(Saved data entries)
diff --git a/tts-arabic-pytorch_amd/csrc/common.hpp b/tts-arabic-pytorch_amd/csrc/common.hpp
--- a/tts-arabic-pytorch_amd/csrc/common.hpp
+++ b/tts-arabic-pytorch_amd/csrc/common.hpp
@@ -54,6 +54,7 @@
     X(WINO, 0, 0, 1)                                              \
     X(WINO2, 0, 0, 31)             \
     X(WINO4, 0, 0, 31)             \
+    X(W4_WALK, 0, 0, 1)            \
     X(FUSED_PAIR, 0, 0, 1)                   \
     X(FUSED2, 0, 0, 1)                                           \
     X(FUSED2_MASK, 1, 0, 0x1ff)               \
@@ -184,6 +185,7 @@
 int wino4_ksplit(const ConvParams& p);
 int32_t launch_splitk_reduce(const ConvParams& q, hipStream_t stream);
 int32_t launch_wino4(const ConvParams& p, hipStream_t stream);
+void wino4_launch_stats(int64_t* out4);
 void wino4_filter_groups(const float* g, int k, float* o);
 void pack_wino4_weight(const float* w, int cout, int cin, int k, float* out);
 void pack_conv_weight(const float* w, int cout, int cin, int k, float* out);
diff --git a/tts-arabic-pytorch_amd/csrc/conv_wino4.hip b/tts-arabic-pytorch_amd/csrc/conv_wino4.hip
--- a/tts-arabic-pytorch_amd/csrc/conv_wino4.hip
+++ b/tts-arabic-pytorch_amd/csrc/conv_wino4.hip
@@ -2,6 +2,7 @@
 #include <cstring>
 
 #include <algorithm>
+#include <atomic>
 #include <vector>
 
 #include "conv_mfma_common.hpp"
@@ -91,93 +92,73 @@
     const int nt_eff = wino4_tile(dil, NTUP), ntup_eff = nt_eff / 4;
     const int tiles_y = p.CoutP / CO_BLK;
     const int per_tile = tiles_y * p.ksplit;
-    const unsigned sidx = blockIdx.x, xcd = sidx & 7u, u = sidx >> 3;
-    const int yk = (int)(u % (unsigned)per_tile);
-    const unsigned gt = (u / (unsigned)per_tile) * 8u + xcd;
     const int n_tiles_x = (p.Nout + nt_eff - 1) / nt_eff;
-    int b = (int)(gt / (unsigned)n_tiles_x);
-    int q0 = (int)(gt % (unsigned)n_tiles_x) * nt_eff;
-    if (p.compact) {
-        int tile = 0;
-        if (!live_tile(p.lens_out, p.len_out_mul, p.Nout, nt_eff, p.batch, gt, b, tile)) return;
-        b = __builtin_amdgcn_readfirstlane(b);
-        q0 = __builtin_amdgcn_readfirstlane(tile) * nt_eff;
-    } else if (b >= p.batch) {
-        return;
-    }
+    const unsigned n_total = (((unsigned)n_tiles_x * (unsigned)p.batch + 7u) / 8u) * 8u * (unsigned)per_tile;
+    const unsigned gstep = gridDim.x, xcd = blockIdx.x & 7u;
+    const int yk = (int)((blockIdx.x >> 3) % (unsigned)per_tile);
+    unsigned s_nx = blockIdx.x;
+    int b_nx_ = 0, q0_nx_ = 0, n_out_nx_ = 0, in_len_nx_ = 0;
+    auto find_tile = [&]() -> bool {
+        for (; s_nx < n_total; s_nx += gstep) {
+            const unsigned gt = ((s_nx >> 3) / (unsigned)per_tile) * 8u + xcd;
+            int bb = (int)(gt / (unsigned)n_tiles_x);
+            int qq = (int)(gt % (unsigned)n_tiles_x) * nt_eff;
+            if (p.compact) {
+                int tile = 0;
+                if (__builtin_amdgcn_readfirstlane((int)live_tile(p.lens_out, p.len_out_mul, p.Nout, nt_eff, p.batch, gt, bb, tile)) == 0) return false;
+                bb = __builtin_amdgcn_readfirstlane(bb);
+                qq = __builtin_amdgcn_readfirstlane(tile) * nt_eff;
+            } else if (bb >= p.batch) {
+                return false;
+            }
+            int no = p.Nout;
+            if (p.lens_out) no = min(no, (int)p.lens_out[bb] * p.len_out_mul);
+            if (qq >= no) continue;
+            int il = p.Lin;
+            if (p.lens_in) il = min(il, (int)p.lens_in[bb] * p.len_in_mul);
+            b_nx_ = __builtin_amdgcn_readfirstlane(bb); q0_nx_ = __builtin_amdgcn_readfirstlane(qq);
+            n_out_nx_ = __builtin_amdgcn_readfirstlane(no); in_len_nx_ = __builtin_amdgcn_readfirstlane(il);
+            return true;
+        }
+        return false;
+    };
+    bool have_nx = __builtin_amdgcn_readfirstlane((int)find_tile()) != 0;
+    if (!have_nx) return;
     const int tid = threadIdx.x, lane = tid & 63, wid = tid >> 6;
     const int wm = wid / WN, wn = wid % WN;
     const int ks = yk / tiles_y;
     const int co_blk0 = (yk - ks * tiles_y) * CO_BLK;
-    int n_out = p.Nout;
-    if (p.lens_out) n_out = min(n_out, (int)p.lens_out[b] * p.len_out_mul);
-    if (q0 >= n_out) return;
-    int in_len = p.Lin;
-    if (p.lens_in) in_len = min(in_len, (int)p.lens_in[b] * p.len_in_mul);
 
     const int x_cs = p.x_cs, CoutP = p.CoutP;
     const int chunks_all = p.Cin / (8 * NOCT);
     const int c_beg = (int)((int64_t)ks * chunks_all / p.ksplit), n_chunks = (int)((int64_t)(ks + 1) * chunks_all / p.ksplit);
     const int n_groups = (p.Cin / 8) * G::NGW;
-    const float* __restrict__ xb = p.x + (int64_t)b * p.x_bs;
     const float in_slope = p.in_slope;
-
-    float ep_bias = 0.f;
-    if (tid < CO_BLK && p.bias) ep_bias = p.bias[min(co_blk0 + tid, p.Cout - 1)];
 
     const int kk = lane >> 5, l31 = lane & 31;
     const int pe = wn * 32 + l31;
     const int col_e = dil == 1 ? 4 * pe : (pe / dil) * 4 * dil + pe % dil;
     f32x16 acc[NPL];
-#pragma unroll
-    for (int g = 0; g < NPL; ++g)
-#pragma unroll
-        for (int r = 0; r < 16; ++r) acc[g][r] = 0.f;
     constexpr bool preload = EPI == 3;
-    if constexpr (preload) {
-        const int wm_s = __builtin_amdgcn_readfirstlane(wm);
-        const int row0 = co_blk0 + wm_s * 32;
-        const int qv = q0 + col_e;
-        const int voff = (qv < n_out ? qv : 0) * 4;
-        {
-            const int r_cs = p.r_cs;
-            const bfo_i4 rs = bfo_rsrc(p.res + (int64_t)b * p.r_bs, (unsigned)p.Cout * (unsigned)r_cs * 4u);
-            const int vk = 4 * kk * r_cs * 4;
-#pragma unroll
-            for (int r = 0; r < 16; ++r) {
-                const w4_f32x4 t = __builtin_bit_cast(w4_f32x4, bfo_ld16(rs, voff + vk, (row0 + (r & 3) + 8 * (r >> 2)) * r_cs * 4, 0));
-                acc[0][r] = t.x; acc[6][r] = t.y; acc[7][r] = t.z; acc[5][r] = t.w;
-            }
-        }
-        if (p.mode != 0) {
-            const int y_cs_ = p.y_cs;
-            const bfo_i4 ys = bfo_rsrc(p.y + (int64_t)b * p.y_bs, (unsigned)p.Cout * (unsigned)y_cs_ * 4u);
-            const int vk = 4 * kk * y_cs_ * 4;
-#pragma unroll
-            for (int r = 0; r < 16; ++r) {
-                const w4_f32x4 t = __builtin_bit_cast(w4_f32x4, bfo_ld16(ys, voff + vk, (row0 + (r & 3) + 8 * (r >> 2)) * y_cs_ * 4, 0));
-                acc[0][r] += t.x; acc[6][r] += t.y; acc[7][r] += t.z; acc[5][r] += t.w;
-            }
-        }
-    }
+    const int mode = p.mode;
 
     const bfo_i4 wrs = bfo_rsrc(K == 1 ? p.w : p.w_wino4, (unsigned)n_groups * 2u * (unsigned)CoutP * 16u);
     const int wv = (kk * CoutP + co_blk0 + wm * 32 + l31) * 16;
-    const int wstep = 2 * CoutP * 16, wlast = (n_groups - 1) * wstep;
-    int wso = c_beg * NOCT * G::NGW * wstep;
+    const int wstep = 2 * CoutP * 16;
+    const int wbeg = c_beg * NOCT * G::NGW * wstep, wlast = (n_chunks * NOCT * G::NGW - 1) * wstep;
+    int wso = wbeg;
     w4_f32x4 aq[PF];
 #pragma unroll
     for (int g = 0; g < PF; ++g) {
         aq[g] = __builtin_bit_cast(w4_f32x4, bfo_ld16(wrs, wv, wso, 0));
-        wso = min(wso + wstep, wlast);
+        wso = wso + wstep > wlast ? wbeg : wso + wstep;
     }
 
     const int sh = __builtin_amdgcn_readfirstlane((tid >> 7) & 1), skk = __builtin_amdgcn_readfirstlane((tid >> 6) & 1);
     w4_f32x2 sx[D1 ? 1 : NOCT][D1 ? 1 : NPOSP];
     w4_f32x4 sv[D1 ? NOCT : 1][2][D1 ? G::NVP : 1];
     w4_f32x2 ta[NOCT], tb[NOCT];
-    const int spe = min(lane, ntup_eff - 1);
-    const int xw0 = (q0 + 4 * lane) * 4;
+    int xw0 = 0;
     constexpr int pad_c = (K - 1) / 2;
     const int ch_off = (4 * sh + skk) * x_cs;
 
@@ -202,8 +183,7 @@
         }                                                                                            \
     }
     float* const strip = reinterpret_cast<float*>(smem4 + NSTAGE * G::BUF4) + wid * (G::NROW * G::RAWW + 4);
-    const int tr_a = (q0 - pad_c * dil) & ~3;
-    const int tr_off = q0 + (dil == 1 ? 4 * spe : (spe / dil) * 4 * dil + spe % dil) - pad_c * dil - tr_a;
+    int tr_off = 0;
     w4_f32x4 rv[TR ? G::NROW : 1][2];
 #define TTS_TLOAD_JOB(J, XSO)                                                                        \
     {                                                                                                \
@@ -263,20 +243,188 @@
     w4_f32x2* sW = reinterpret_cast<w4_f32x2*>(smem4 + skk * NGPM * NTUP + lane) + sh;
     float4 bq[2];
 
+    constexpr int LDS_F = CO_BLK * NT_BLK + CO_BLK;
+    constexpr int LPR = NT_BLK / 4;
+    static_assert(LPR == 64, "one wave instruction per row");
+    float* ep = reinterpret_cast<float*>(smem4);
+    float* epb = ep + LDS_F - CO_BLK;
+    const int relu_out = p.relu_out, Cout = p.Cout;
+    const float div = p.div;
+    bool have_pv = false;
+    int b_pv_ = 0, q0_pv_ = 0, n_out_pv_ = 0;
+
+    for (;;) {
+    if (have_nx) {
+        int lane_o = lane;
+        asm volatile("" : "+v"(lane_o));
+        const int spe_o = min(lane_o, ntup_eff - 1);
+        const int b_nx = __builtin_amdgcn_readfirstlane(b_nx_), q0_nx = __builtin_amdgcn_readfirstlane(q0_nx_);
+        const int n_out_nx = __builtin_amdgcn_readfirstlane(n_out_nx_), in_len_nx = __builtin_amdgcn_readfirstlane(in_len_nx_);
+        const float* __restrict__ xb = p.x + (int64_t)b_nx * p.x_bs;
+        const int in_len = in_len_nx;
+        xw0 = (q0_nx + 4 * lane_o) * 4;
+        const int tr_a = (q0_nx - pad_c * dil) & ~3;
+        tr_off = q0_nx + (dil == 1 ? 4 * spe_o : (spe_o / dil) * 4 * dil + spe_o % dil) - pad_c * dil - tr_a;
+        const int xso = c_beg * 8 * NOCT * x_cs;
+        if constexpr (D1) {
+#pragma unroll
+            for (int J = 0; J < G::nljv(0); ++J) TTS_VLOAD_JOB(0, J, xso)
+        } else {
+#pragma unroll
+            for (int J = 0; J < 2 * G::NROW; ++J) TTS_TLOAD_JOB(J, xso)
+        }
+        if constexpr (preload) {
+            const int wm_s = __builtin_amdgcn_readfirstlane(wm);
+            const int row0 = co_blk0 + wm_s * 32;
+            const int kk_o = lane_o >> 5;
+            const int qv = q0_nx + 4 * (wn * 32 + (lane_o & 31));
+            const int voff = (qv < n_out_nx ? qv : 0) * 4;
+            {
+                const int r_cs = p.r_cs;
+                const bfo_i4 rs = bfo_rsrc(p.res + (int64_t)b_nx * p.r_bs, (unsigned)p.Cout * (unsigned)r_cs * 4u);
+                const int vk = 4 * kk_o * r_cs * 4;
+#pragma unroll
+                for (int r = 0; r < 16; ++r) {
+                    const w4_f32x4 t = __builtin_bit_cast(w4_f32x4, bfo_ld16(rs, voff + vk, (row0 + (r & 3) + 8 * (r >> 2)) * r_cs * 4, 0));
+                    acc[1 + (r >> 2)][4 * (r & 3)] = t.x; acc[1 + (r >> 2)][4 * (r & 3) + 1] = t.y;
+                    acc[1 + (r >> 2)][4 * (r & 3) + 2] = t.z; acc[1 + (r >> 2)][4 * (r & 3) + 3] = t.w;
+                }
+            }
+        }
+    }
+    if (have_pv) {
+    const int b_pv = __builtin_amdgcn_readfirstlane(b_pv_), q0_pv = __builtin_amdgcn_readfirstlane(q0_pv_);
+    const int n_out_pv = __builtin_amdgcn_readfirstlane(n_out_pv_);
+    float* __restrict__ yb = p.y + (int64_t)b_pv * p.y_bs;
+    const float* __restrict__ rb = (p.res && !preload) ? p.res + (int64_t)b_pv * p.r_bs : nullptr;
+    const int n_out = n_out_pv;
+    constexpr int NR = CO_BLK / 4;
+    int lane_o = lane;
+    asm volatile("" : "+v"(lane_o));
+    const int wid = __builtin_amdgcn_readfirstlane(tid >> 6);
+    const int col = lane_o * 4, q = q0_pv + col;
+    const float* __restrict__ scale = K == 1 ? p.scale : nullptr;
+    const bool plain_act = K != 1 || (relu_out < 2 && scale == nullptr);
+    const bool full = q + 3 < n_out;
+    if (q >= n_out || col >= nt_eff) {
+    } else if (p.ksplit > 1) {
+        float* __restrict__ pb = p.splitk_ws + ((int64_t)ks * p.batch + b_pv) * Cout * p.Nout;
+#pragma unroll 4
+        for (int it = 0; it < NR; ++it) {
+            const int rl = wid + it * 4;
+            const int co = co_blk0 + rl;
+            if (co >= Cout) continue;
+            const float4 a4 = *reinterpret_cast<const float4*>(ep + rl * NT_BLK + col);
+            float* yp = pb + (int64_t)co * p.Nout + q;
+            if (full && (p.Nout & 3) == 0) {
+                *reinterpret_cast<float4*>(yp) = a4;
+            } else {
+                const float v[4] = {a4.x, a4.y, a4.z, a4.w};
+#pragma unroll
+                for (int e = 0; e < 4; ++e)
+                    if (q + e < n_out) yp[e] = v[e];
+            }
+        }
+    } else if (plain_act && (preload || (!rb && mode == 0))) {
+        const float lo = relu_out == 1 ? 0.f : -__builtin_inff();
+        const bool do_div = preload && mode == 2;
+#pragma unroll 4
+        for (int it = 0; it < NR; ++it) {
+            const int rl = wid + it * 4;
+            const int co = co_blk0 + rl;
+            if (co >= Cout) continue;
+            const float bsv = epb[rl];
+            const float4 a4 = *reinterpret_cast<const float4*>(ep + rl * NT_BLK + col);
+            float v[4] = {fmaxf(a4.x + bsv, lo), fmaxf(a4.y + bsv, lo), fmaxf(a4.z + bsv, lo), fmaxf(a4.w + bsv, lo)};
+            if (do_div) {
+#pragma unroll
+                for (int e = 0; e < 4; ++e) v[e] = v[e] / div;
+            }
+            float* yp = yb + (int64_t)co * p.y_cs + q;
+            if (full) {
+                *reinterpret_cast<float4*>(yp) = make_float4(v[0], v[1], v[2], v[3]);
+            } else {
+#pragma unroll
+                for (int e = 0; e < 4; ++e)
+                    if (q + e < n_out) yp[e] = v[e];
+            }
+        }
+    } else {
+        if constexpr (!preload) {
+#pragma unroll 2
+    for (int it = 0; it < NR; ++it) {
+        const int rl = wid + it * 4;
+        const int co = co_blk0 + rl;
+        if (co >= Cout) continue;
+        const float bsv = epb[rl];
+        const float4 a4 = *reinterpret_cast<const float4*>(ep + rl * NT_BLK + col);
+        float v[4] = {a4.x, a4.y, a4.z, a4.w};
+        float* yp = yb + (int64_t)co * p.y_cs + q;
+        const float* rp = rb ? rb + (int64_t)co * p.r_cs + q : nullptr;
+        float rr4[4] = {0.f, 0.f, 0.f, 0.f}, pp4[4] = {0.f, 0.f, 0.f, 0.f};
+        if (full) {
+            if (rp) { const float4 t = *reinterpret_cast<const float4*>(rp); rr4[0] = t.x; rr4[1] = t.y; rr4[2] = t.z; rr4[3] = t.w; }
+            if (mode != 0) { const float4 t = *reinterpret_cast<const float4*>(yp); pp4[0] = t.x; pp4[1] = t.y; pp4[2] = t.z; pp4[3] = t.w; }
+        } else {
+#pragma unroll
+            for (int e = 0; e < 4; ++e)
+                if (q + e < n_out) {
+                    if (rp) rr4[e] = rp[e];
+                    if (mode != 0) pp4[e] = yp[e];
+                }
+        }
+        const float scv = (K == 1 && scale) ? scale[co] : 1.f;
+#pragma unroll
+        for (int e = 0; e < 4; ++e) {
+            float x = v[e] + bsv;
+            if constexpr (K == 1) {
+                if (relu_out == 2) x = 0.5f * x * (1.0f + erff(x * 0.70710678118654752440f));
+                x = x * scv;
+            }
+            x += rr4[e];
+            if (relu_out == 1) x = fmaxf(x, 0.f);
+            if constexpr (K == 1) { if (relu_out == 3) x = tanhf(x); }
+            if (mode == 1) x = pp4[e] + x;
+            else if (mode == 2) x = (pp4[e] + x) / div;
+            v[e] = x;
+        }
+        if (full) {
+            *reinterpret_cast<float4*>(yp) = make_float4(v[0], v[1], v[2], v[3]);
+        } else {
+#pragma unroll
+            for (int e = 0; e < 4; ++e)
+                if (q + e < n_out) yp[e] = v[e];
+        }
+    }
+        }
+    }
+    }
+    if (!have_nx) break;
+    if (have_pv) __syncthreads();
+    const int b = __builtin_amdgcn_readfirstlane(b_nx_), q0 = __builtin_amdgcn_readfirstlane(q0_nx_);
+    const int n_out = __builtin_amdgcn_readfirstlane(n_out_nx_), in_len = __builtin_amdgcn_readfirstlane(in_len_nx_);
+    const float* __restrict__ xb = p.x + (int64_t)b * p.x_bs;
+    const int tr_a = (q0 - pad_c * dil) & ~3;
+    s_nx += gstep;
+    have_nx = __builtin_amdgcn_readfirstlane((int)find_tile()) != 0;
     {
 #pragma unroll
         for (int st = 0; st < NSTAGE - 1; ++st) {
             const int ph = st % NPH;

▶ Exercise directions
Return a copy of every line in the records that includes the string "fmaxf".

▶ Exercise response
+            float v[4] = {fmaxf(a4.x + bsv, lo), fmaxf(a4.y + bsv, lo), fmaxf(a4.z + bsv, lo), fmaxf(a4.w + bsv, lo)};
+            if (relu_out == 1) x = fmaxf(x, 0.f);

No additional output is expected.